Copy out all the lines of the data that hold the word "false".

------------------------------------------------------------------------

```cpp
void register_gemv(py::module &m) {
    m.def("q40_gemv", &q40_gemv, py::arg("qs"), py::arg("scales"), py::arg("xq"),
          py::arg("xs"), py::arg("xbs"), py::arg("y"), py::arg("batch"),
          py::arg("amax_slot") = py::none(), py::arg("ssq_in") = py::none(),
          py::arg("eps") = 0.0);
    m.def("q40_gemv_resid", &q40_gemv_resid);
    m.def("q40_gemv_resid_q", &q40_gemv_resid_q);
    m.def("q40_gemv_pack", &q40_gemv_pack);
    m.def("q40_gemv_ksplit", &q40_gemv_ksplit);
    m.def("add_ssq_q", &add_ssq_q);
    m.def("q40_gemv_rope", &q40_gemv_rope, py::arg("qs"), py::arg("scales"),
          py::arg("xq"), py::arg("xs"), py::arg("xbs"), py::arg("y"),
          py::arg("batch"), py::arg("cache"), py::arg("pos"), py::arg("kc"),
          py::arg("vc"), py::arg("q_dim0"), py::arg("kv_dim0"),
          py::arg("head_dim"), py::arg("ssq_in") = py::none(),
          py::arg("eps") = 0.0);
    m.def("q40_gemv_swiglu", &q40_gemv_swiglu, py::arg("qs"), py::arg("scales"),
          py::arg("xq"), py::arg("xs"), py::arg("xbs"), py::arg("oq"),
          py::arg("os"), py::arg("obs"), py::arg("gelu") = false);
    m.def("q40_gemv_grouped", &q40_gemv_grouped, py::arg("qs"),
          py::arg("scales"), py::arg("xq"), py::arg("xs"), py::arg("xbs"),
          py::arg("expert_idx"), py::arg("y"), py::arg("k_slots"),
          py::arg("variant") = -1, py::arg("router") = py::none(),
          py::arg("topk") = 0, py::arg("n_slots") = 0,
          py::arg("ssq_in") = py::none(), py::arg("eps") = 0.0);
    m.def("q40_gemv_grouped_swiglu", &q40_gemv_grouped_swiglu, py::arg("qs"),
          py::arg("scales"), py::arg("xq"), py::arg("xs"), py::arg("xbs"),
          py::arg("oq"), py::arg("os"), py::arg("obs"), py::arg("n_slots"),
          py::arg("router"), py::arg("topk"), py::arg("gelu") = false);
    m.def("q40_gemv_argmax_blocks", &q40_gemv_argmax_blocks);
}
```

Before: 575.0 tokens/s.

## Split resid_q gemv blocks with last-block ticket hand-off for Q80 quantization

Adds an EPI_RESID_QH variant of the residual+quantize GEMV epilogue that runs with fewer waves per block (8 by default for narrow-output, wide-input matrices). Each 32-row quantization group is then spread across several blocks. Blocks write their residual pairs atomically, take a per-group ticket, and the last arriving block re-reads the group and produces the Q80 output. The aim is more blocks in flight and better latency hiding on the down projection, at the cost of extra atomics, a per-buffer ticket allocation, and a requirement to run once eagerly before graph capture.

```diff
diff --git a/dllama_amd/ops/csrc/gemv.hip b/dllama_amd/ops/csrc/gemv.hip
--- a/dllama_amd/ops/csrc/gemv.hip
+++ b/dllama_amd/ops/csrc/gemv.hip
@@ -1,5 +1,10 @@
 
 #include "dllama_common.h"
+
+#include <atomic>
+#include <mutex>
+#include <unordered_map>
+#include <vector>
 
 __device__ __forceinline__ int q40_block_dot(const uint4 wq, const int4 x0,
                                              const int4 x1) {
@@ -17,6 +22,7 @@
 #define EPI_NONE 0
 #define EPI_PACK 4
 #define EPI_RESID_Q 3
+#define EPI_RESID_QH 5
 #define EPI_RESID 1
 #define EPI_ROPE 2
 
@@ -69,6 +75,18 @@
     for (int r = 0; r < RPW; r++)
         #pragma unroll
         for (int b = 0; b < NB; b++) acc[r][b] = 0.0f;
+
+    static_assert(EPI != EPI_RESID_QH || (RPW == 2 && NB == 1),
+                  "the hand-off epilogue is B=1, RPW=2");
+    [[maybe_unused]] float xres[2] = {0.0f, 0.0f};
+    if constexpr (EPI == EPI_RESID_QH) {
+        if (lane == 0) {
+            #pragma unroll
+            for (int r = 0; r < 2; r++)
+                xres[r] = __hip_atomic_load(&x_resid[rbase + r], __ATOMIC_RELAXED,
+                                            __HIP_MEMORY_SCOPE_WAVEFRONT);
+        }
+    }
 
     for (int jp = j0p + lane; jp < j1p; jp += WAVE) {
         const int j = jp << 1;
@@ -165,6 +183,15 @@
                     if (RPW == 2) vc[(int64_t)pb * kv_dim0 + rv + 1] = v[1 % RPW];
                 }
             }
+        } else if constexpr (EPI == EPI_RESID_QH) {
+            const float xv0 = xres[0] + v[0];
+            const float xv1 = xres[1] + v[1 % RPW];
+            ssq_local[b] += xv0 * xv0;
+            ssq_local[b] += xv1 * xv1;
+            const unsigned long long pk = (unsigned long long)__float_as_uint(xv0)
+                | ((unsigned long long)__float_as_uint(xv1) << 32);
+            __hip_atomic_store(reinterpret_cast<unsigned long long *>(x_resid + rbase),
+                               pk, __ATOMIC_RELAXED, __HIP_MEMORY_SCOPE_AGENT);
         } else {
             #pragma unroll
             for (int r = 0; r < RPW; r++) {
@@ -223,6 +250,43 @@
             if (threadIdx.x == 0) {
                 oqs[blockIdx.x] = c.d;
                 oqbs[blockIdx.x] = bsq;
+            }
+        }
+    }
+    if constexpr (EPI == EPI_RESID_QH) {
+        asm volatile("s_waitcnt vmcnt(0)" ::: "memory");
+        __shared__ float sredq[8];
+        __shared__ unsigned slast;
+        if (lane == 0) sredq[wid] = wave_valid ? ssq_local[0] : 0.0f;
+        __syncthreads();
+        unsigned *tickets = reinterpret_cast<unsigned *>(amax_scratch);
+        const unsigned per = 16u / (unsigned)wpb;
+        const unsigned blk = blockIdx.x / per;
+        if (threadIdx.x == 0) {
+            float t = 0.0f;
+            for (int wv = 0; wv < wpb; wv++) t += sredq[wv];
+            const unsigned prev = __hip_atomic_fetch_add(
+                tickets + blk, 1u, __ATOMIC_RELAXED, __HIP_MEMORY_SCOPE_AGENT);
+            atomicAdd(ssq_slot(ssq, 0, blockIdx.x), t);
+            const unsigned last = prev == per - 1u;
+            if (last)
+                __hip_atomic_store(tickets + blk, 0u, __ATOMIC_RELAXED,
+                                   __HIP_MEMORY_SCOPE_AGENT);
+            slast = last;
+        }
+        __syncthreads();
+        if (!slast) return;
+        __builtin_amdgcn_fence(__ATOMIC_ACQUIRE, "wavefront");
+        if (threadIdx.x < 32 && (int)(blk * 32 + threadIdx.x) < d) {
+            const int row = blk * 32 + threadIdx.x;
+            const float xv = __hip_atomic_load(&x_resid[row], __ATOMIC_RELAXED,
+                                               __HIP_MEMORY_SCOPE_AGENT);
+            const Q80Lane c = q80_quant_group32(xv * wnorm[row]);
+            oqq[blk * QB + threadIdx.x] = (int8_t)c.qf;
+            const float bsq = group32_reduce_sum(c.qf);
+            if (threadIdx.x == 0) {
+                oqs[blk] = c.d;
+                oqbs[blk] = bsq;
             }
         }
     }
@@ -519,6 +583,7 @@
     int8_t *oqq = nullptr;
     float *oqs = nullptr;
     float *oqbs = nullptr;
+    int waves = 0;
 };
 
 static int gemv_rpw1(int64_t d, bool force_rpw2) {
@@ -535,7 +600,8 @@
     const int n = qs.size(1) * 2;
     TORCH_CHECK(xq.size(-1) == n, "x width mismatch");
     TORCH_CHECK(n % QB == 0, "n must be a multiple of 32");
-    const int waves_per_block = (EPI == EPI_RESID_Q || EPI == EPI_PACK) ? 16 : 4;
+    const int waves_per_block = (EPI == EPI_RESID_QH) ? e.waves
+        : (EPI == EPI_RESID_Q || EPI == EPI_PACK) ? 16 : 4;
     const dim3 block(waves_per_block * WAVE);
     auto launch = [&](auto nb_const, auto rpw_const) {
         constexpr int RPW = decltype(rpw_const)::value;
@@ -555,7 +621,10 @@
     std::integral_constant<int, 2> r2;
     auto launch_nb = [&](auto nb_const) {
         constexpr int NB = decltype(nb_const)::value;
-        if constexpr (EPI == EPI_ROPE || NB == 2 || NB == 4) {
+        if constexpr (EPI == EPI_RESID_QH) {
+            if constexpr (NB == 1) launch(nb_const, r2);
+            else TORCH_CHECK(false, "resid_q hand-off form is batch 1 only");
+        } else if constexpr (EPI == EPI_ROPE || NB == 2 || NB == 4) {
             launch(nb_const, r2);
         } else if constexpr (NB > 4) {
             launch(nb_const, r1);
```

------------------------------------------------------------------------

- RESPONSE AREA -
          py::arg("os"), py::arg("obs"), py::arg("gelu") = false);
          py::arg("router"), py::arg("topk"), py::arg("gelu") = false);
+            else TORCH_CHECK(false, "resid_q hand-off form is batch 1 only");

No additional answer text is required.